(Records contained in a dataset)
:::::

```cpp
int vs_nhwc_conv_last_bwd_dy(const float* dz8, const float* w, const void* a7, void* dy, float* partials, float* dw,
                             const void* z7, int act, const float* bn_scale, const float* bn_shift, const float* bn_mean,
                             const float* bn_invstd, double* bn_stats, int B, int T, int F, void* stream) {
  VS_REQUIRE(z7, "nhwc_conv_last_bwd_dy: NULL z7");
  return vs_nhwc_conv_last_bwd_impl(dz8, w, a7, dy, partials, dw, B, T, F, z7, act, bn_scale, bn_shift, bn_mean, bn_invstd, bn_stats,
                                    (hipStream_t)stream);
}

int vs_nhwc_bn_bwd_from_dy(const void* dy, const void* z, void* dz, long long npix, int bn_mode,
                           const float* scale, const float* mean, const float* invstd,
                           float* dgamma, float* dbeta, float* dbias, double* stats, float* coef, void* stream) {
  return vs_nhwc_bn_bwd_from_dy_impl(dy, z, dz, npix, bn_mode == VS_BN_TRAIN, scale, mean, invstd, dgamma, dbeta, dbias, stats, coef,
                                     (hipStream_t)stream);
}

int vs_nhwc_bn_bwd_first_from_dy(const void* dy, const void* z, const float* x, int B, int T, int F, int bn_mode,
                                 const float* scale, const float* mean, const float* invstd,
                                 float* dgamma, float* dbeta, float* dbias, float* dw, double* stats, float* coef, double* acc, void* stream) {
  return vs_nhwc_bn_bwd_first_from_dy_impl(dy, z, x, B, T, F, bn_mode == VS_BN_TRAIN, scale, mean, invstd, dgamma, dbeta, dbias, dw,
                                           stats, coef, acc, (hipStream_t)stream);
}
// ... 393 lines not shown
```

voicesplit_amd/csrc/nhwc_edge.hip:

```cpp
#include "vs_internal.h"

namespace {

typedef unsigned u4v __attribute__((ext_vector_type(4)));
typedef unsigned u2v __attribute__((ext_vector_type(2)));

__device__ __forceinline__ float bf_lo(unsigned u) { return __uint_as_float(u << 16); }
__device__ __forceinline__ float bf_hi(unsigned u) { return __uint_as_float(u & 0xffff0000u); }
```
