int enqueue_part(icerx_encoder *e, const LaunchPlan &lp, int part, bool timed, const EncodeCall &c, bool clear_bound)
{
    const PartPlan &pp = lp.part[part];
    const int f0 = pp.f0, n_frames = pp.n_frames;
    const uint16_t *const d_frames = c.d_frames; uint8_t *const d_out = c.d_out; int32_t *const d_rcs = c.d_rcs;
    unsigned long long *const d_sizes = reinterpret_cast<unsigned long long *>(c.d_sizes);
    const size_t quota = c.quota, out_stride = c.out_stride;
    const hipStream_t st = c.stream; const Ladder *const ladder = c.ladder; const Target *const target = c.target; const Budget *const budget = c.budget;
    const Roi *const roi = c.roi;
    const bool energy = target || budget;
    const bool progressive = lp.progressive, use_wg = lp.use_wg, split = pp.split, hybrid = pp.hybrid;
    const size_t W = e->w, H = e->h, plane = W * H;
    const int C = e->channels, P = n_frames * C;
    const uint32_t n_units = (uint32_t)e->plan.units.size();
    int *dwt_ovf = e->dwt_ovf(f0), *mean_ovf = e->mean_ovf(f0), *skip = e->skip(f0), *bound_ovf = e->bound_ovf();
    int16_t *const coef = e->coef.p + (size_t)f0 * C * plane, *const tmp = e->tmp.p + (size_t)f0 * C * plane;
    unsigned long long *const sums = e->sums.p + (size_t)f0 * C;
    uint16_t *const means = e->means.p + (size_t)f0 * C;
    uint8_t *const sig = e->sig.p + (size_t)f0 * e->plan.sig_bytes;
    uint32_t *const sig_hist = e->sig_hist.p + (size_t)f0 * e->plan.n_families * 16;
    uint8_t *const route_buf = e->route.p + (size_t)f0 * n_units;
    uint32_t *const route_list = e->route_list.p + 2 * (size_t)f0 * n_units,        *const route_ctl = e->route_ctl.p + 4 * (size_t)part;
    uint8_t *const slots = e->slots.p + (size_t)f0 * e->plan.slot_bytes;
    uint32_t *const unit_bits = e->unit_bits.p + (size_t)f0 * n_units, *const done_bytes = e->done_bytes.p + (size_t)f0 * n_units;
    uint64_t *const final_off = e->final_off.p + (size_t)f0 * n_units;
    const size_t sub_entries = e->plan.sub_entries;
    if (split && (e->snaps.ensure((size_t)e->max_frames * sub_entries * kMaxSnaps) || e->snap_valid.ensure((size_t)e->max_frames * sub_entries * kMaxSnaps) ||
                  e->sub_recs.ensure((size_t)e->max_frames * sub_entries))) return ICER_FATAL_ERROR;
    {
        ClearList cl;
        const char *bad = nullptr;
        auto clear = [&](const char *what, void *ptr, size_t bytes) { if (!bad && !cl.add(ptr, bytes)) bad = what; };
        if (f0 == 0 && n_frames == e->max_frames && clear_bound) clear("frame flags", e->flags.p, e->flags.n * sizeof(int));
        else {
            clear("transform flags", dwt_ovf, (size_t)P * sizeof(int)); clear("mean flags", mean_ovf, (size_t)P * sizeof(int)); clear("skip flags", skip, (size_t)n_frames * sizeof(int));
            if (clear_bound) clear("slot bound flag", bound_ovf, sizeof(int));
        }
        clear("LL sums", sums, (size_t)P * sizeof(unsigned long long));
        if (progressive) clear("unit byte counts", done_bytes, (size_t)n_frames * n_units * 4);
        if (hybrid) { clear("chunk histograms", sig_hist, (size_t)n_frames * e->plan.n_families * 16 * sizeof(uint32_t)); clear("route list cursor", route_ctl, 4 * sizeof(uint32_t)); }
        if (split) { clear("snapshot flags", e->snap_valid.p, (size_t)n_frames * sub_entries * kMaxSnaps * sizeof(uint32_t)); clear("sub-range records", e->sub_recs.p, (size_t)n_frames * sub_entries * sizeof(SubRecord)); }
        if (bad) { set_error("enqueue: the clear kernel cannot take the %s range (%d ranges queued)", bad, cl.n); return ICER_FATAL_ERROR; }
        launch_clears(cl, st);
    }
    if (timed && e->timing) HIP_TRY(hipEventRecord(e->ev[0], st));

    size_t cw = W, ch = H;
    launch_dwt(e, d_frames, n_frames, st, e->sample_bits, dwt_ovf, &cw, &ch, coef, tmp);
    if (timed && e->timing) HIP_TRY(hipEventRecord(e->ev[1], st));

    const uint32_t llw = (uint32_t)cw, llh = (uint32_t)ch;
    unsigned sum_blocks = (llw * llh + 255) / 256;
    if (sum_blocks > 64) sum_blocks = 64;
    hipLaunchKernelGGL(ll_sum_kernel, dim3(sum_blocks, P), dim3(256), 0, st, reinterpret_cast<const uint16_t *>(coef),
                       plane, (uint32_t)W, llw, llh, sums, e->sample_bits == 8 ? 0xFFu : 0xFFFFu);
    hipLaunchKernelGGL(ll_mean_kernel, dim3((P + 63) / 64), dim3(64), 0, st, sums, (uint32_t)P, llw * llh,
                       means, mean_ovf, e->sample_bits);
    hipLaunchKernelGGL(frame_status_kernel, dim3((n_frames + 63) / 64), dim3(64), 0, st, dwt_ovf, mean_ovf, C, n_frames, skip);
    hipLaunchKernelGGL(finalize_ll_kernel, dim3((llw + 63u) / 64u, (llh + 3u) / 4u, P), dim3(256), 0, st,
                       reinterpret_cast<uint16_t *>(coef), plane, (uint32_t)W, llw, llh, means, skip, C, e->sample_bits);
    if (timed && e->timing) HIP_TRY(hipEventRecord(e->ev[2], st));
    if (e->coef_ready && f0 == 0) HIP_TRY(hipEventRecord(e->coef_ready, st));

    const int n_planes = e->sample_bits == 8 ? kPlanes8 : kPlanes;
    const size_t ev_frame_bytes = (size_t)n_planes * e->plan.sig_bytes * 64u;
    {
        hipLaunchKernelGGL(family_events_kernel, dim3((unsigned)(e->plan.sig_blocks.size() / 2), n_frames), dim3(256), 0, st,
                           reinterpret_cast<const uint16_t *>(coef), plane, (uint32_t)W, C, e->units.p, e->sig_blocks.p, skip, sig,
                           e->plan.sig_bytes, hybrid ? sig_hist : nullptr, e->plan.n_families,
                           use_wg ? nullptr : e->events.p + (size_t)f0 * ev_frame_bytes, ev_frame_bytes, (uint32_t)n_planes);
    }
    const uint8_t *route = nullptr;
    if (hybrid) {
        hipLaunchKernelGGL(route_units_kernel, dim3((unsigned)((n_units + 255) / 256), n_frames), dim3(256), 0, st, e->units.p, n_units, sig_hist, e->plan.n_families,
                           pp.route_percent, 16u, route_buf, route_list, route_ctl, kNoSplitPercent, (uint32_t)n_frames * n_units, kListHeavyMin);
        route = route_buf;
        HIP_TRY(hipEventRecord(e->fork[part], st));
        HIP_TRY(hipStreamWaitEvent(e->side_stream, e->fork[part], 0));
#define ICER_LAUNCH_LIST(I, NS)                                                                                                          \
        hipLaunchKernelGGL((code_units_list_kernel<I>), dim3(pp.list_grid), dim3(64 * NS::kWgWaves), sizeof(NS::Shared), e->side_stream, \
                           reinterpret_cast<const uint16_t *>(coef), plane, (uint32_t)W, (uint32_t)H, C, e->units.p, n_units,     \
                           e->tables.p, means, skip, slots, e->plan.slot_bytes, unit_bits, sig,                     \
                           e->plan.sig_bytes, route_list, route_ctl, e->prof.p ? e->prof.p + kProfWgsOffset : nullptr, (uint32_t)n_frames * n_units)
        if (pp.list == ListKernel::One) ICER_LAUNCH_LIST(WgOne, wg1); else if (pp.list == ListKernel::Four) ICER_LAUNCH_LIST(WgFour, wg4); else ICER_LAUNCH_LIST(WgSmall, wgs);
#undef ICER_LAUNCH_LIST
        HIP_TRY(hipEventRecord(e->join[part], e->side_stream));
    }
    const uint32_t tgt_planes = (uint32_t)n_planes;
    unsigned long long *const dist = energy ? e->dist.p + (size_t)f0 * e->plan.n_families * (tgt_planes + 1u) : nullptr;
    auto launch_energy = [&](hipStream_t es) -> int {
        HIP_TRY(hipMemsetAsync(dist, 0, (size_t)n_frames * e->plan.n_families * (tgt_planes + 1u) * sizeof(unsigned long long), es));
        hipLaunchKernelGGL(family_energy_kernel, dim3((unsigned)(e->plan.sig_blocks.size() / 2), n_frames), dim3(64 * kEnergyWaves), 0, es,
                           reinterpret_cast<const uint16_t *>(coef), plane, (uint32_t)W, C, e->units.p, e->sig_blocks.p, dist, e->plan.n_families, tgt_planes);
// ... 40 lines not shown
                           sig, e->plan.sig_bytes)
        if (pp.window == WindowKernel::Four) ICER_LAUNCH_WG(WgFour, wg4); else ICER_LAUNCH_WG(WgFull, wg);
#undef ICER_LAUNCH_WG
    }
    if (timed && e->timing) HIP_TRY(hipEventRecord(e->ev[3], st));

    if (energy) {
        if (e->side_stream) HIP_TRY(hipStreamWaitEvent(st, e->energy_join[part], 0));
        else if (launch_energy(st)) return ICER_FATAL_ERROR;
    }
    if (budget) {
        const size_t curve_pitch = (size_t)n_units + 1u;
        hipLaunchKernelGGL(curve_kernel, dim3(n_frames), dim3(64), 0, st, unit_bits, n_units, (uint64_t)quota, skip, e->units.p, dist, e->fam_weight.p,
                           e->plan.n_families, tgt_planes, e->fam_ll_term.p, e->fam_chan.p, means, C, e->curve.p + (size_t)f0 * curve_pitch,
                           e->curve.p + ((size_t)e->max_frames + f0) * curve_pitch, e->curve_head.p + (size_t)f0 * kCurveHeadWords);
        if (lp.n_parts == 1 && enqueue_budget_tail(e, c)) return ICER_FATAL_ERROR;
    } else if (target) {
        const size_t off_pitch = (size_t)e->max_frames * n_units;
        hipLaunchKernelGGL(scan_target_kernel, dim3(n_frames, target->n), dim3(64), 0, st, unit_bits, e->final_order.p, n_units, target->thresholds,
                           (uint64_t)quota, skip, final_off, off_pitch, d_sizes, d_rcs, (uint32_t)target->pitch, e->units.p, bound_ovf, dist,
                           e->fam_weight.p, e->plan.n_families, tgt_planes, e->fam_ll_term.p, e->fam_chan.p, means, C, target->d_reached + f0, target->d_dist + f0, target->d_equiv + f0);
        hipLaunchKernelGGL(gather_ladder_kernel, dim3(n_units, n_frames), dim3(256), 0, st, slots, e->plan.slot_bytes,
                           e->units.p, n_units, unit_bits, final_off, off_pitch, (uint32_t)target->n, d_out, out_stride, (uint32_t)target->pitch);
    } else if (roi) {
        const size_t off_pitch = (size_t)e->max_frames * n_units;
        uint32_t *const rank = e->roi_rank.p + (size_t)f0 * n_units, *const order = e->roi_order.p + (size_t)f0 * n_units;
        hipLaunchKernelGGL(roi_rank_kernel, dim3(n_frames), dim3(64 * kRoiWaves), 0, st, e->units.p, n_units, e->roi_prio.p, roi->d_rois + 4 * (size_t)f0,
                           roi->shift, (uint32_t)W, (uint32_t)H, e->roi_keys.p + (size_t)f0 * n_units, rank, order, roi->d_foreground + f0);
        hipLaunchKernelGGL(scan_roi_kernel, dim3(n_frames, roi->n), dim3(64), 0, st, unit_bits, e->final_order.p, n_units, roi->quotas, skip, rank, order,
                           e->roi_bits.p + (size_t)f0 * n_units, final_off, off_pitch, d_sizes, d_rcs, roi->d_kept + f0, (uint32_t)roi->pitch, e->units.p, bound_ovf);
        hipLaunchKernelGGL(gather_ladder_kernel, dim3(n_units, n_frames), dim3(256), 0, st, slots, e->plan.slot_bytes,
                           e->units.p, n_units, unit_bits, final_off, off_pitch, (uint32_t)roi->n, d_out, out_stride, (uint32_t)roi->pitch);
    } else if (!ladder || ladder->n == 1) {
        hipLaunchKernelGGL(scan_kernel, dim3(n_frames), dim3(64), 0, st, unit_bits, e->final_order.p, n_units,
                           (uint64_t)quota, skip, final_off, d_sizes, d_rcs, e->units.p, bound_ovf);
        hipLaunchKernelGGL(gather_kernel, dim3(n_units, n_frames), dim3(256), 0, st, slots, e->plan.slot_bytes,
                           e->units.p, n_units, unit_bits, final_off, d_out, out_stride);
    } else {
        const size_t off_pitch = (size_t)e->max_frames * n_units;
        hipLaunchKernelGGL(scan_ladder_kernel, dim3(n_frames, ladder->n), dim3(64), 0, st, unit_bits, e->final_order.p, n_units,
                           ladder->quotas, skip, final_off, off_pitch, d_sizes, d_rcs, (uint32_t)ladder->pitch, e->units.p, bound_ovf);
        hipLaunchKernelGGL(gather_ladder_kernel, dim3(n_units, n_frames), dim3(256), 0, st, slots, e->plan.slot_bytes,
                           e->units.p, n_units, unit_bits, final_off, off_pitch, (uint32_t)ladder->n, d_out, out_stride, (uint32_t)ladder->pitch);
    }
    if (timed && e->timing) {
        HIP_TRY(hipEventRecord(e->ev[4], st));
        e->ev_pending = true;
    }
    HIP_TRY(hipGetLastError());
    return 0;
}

:::::

The answer should hold exactly the lines running from the one with "(uint32_t)ladder->pitch, e->units.p, bound_ovf);" to the final line of the data, both ends counted.

                           ladder->quotas, skip, final_off, off_pitch, d_sizes, d_rcs, (uint32_t)ladder->pitch, e->units.p, bound_ovf);
        hipLaunchKernelGGL(gather_ladder_kernel, dim3(n_units, n_frames), dim3(256), 0, st, slots, e->plan.slot_bytes,
                           e->units.p, n_units, unit_bits, final_off, off_pitch, (uint32_t)ladder->n, d_out, out_stride, (uint32_t)ladder->pitch);
    }
    if (timed && e->timing) {
        HIP_TRY(hipEventRecord(e->ev[4], st));
        e->ev_pending = true;
    }
    HIP_TRY(hipGetLastError());
    return 0;
}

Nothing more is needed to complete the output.